╭─ Input data

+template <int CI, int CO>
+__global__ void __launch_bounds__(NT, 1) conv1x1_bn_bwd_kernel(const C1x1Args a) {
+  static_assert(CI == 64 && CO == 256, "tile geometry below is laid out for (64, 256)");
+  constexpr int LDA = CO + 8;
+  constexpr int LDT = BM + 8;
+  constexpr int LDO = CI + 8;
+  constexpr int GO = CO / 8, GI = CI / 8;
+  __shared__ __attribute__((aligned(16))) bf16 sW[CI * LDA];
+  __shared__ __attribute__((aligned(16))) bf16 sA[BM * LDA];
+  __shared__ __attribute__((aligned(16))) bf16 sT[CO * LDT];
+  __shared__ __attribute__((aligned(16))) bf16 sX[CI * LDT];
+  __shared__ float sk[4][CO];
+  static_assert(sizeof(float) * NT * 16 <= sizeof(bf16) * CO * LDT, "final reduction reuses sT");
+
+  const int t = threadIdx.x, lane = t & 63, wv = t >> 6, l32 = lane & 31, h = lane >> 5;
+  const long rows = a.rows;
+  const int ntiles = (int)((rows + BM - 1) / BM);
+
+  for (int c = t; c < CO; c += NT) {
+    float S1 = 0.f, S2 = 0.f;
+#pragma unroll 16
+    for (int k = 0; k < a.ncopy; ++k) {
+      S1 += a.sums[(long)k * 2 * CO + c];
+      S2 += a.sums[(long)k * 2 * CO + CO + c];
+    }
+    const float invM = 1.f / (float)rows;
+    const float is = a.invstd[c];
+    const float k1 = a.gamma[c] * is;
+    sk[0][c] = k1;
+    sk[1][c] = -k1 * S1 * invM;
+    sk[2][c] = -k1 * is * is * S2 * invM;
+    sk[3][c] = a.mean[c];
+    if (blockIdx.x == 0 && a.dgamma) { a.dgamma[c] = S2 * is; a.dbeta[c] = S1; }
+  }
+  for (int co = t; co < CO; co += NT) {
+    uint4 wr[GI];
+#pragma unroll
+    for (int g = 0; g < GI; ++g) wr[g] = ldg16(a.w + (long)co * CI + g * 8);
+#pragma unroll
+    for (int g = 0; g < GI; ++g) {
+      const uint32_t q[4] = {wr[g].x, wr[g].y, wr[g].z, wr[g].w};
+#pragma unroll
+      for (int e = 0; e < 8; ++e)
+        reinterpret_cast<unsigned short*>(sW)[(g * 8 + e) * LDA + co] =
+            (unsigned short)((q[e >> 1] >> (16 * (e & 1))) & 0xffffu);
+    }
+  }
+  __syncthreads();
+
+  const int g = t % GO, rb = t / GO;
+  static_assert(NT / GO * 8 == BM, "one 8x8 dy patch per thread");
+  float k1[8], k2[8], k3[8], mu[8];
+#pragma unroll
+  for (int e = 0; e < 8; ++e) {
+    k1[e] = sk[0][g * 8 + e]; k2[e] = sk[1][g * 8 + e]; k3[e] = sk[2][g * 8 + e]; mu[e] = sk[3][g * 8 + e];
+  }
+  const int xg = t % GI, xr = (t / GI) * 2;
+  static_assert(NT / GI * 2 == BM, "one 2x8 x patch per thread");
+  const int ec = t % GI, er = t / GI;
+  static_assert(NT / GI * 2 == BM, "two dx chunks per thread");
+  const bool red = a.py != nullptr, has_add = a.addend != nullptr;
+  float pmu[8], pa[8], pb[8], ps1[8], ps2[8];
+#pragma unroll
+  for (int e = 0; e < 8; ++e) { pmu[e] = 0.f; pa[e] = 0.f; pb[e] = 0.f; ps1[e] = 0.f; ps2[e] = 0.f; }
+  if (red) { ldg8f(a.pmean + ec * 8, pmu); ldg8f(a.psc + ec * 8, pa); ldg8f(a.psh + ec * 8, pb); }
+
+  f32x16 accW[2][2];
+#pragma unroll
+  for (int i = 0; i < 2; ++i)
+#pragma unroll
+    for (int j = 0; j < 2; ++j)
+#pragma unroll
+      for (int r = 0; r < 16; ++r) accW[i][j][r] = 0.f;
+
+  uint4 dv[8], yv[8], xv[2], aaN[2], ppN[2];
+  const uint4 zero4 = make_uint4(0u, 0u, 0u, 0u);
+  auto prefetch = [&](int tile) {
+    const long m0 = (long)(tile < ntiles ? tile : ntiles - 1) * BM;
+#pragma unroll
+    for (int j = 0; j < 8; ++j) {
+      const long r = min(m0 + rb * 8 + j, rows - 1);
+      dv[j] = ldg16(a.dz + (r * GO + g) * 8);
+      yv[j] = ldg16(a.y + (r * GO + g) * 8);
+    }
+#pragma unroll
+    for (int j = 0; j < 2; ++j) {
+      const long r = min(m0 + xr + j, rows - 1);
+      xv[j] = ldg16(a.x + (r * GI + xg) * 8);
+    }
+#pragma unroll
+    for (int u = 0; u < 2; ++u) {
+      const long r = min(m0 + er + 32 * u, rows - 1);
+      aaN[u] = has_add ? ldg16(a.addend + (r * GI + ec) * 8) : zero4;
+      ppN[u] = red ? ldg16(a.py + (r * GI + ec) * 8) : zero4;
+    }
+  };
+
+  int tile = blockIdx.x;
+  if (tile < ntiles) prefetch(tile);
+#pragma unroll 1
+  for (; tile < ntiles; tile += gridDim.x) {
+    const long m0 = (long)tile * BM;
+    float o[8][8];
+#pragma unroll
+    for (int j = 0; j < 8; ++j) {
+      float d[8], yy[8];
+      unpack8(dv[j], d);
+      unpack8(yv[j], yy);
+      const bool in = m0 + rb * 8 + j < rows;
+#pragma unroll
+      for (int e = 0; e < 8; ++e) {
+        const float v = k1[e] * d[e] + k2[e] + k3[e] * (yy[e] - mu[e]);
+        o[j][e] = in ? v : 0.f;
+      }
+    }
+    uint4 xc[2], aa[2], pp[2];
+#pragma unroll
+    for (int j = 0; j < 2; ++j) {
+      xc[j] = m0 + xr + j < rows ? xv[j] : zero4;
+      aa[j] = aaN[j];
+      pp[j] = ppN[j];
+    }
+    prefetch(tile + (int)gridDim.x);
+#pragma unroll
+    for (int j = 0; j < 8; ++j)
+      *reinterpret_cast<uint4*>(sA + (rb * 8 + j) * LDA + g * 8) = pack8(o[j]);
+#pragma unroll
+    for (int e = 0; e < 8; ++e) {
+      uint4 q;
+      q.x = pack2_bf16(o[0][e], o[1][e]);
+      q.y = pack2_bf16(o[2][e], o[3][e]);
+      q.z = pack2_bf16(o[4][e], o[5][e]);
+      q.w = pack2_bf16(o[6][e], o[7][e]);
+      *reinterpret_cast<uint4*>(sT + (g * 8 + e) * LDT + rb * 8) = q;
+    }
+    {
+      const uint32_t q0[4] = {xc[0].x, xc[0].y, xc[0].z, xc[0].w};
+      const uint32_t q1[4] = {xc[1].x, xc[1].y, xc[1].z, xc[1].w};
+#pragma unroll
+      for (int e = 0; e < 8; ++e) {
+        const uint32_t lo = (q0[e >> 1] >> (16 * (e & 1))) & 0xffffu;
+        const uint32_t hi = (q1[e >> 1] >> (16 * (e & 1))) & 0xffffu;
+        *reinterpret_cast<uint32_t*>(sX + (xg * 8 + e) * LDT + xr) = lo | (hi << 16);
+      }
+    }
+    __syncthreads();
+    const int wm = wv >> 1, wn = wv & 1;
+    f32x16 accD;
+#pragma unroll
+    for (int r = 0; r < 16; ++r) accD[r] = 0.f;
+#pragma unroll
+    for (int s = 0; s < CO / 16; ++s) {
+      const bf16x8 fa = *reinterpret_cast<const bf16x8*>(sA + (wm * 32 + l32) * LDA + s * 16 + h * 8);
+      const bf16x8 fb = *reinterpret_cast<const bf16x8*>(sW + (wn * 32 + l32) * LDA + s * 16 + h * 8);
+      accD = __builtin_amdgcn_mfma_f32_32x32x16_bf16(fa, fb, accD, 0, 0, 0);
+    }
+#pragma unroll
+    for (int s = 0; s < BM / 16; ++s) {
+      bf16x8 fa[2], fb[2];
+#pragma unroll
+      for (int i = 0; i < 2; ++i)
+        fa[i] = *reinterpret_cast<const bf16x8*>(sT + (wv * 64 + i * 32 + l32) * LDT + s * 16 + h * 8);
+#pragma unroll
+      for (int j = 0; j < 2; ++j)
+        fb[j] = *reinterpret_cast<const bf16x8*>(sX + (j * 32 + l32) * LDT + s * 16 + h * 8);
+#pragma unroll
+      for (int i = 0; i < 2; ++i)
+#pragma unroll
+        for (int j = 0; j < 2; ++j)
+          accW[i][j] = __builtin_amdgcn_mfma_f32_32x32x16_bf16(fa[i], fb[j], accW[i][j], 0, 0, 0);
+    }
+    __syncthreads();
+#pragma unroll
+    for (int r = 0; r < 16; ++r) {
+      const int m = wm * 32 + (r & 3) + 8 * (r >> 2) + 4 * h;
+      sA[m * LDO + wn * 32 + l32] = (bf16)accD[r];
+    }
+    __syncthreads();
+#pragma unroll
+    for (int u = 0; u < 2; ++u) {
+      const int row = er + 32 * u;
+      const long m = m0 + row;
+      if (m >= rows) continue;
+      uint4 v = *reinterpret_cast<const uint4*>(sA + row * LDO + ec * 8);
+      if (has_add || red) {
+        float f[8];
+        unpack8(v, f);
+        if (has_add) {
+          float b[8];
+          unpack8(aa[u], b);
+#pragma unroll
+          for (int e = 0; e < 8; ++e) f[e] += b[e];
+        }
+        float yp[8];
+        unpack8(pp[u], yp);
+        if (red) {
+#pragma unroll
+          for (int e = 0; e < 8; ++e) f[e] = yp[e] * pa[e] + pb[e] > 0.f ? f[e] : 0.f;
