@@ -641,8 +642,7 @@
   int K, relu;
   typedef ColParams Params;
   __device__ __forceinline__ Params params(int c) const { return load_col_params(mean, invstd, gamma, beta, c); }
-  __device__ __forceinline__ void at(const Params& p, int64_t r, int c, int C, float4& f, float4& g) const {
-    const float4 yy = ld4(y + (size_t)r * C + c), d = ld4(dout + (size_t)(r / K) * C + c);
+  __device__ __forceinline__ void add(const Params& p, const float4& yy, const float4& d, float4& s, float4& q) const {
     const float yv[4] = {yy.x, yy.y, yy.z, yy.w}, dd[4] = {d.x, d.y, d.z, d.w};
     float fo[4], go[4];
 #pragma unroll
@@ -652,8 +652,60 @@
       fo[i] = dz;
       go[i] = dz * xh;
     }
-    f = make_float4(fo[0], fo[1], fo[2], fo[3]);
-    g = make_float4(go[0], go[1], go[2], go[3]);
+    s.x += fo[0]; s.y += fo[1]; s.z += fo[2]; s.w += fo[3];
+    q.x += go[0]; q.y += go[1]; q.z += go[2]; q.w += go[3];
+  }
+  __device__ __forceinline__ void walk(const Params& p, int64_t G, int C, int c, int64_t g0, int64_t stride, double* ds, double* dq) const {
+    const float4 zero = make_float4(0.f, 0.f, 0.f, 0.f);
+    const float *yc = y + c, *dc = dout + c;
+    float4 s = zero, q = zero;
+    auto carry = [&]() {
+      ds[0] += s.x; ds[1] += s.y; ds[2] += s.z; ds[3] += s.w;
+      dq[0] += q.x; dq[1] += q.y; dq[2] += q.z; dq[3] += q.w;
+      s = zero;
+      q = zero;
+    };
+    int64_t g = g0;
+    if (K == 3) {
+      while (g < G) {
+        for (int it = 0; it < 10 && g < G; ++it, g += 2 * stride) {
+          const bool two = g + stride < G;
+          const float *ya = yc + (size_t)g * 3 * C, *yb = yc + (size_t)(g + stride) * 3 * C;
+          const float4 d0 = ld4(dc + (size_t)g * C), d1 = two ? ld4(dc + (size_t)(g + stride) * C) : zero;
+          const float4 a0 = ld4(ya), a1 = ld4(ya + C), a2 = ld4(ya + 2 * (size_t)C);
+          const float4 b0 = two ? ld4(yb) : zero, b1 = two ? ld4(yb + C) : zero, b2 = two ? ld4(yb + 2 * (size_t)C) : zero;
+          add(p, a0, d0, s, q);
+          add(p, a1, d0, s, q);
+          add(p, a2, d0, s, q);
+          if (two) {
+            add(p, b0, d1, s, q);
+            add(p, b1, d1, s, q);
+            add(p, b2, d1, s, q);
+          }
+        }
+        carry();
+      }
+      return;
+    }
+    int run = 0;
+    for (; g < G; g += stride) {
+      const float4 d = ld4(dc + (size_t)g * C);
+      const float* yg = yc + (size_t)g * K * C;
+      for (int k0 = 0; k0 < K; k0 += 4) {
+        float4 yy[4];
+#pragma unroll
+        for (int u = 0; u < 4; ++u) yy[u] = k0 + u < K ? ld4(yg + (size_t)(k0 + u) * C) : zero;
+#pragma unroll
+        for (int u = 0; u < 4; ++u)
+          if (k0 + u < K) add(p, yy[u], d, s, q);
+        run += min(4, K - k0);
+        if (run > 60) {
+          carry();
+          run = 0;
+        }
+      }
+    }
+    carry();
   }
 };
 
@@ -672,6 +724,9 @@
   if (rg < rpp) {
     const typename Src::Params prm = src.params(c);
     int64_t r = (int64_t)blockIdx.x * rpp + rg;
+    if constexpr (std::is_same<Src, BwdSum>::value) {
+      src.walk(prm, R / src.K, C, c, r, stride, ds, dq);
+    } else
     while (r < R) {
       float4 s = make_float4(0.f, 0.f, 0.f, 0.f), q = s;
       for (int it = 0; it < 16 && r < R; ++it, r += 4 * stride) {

╰─

→ **Activity**
Answer with one number only: how many lines of the entries above include the word "invstd"?

→ **Response for this exercise**
2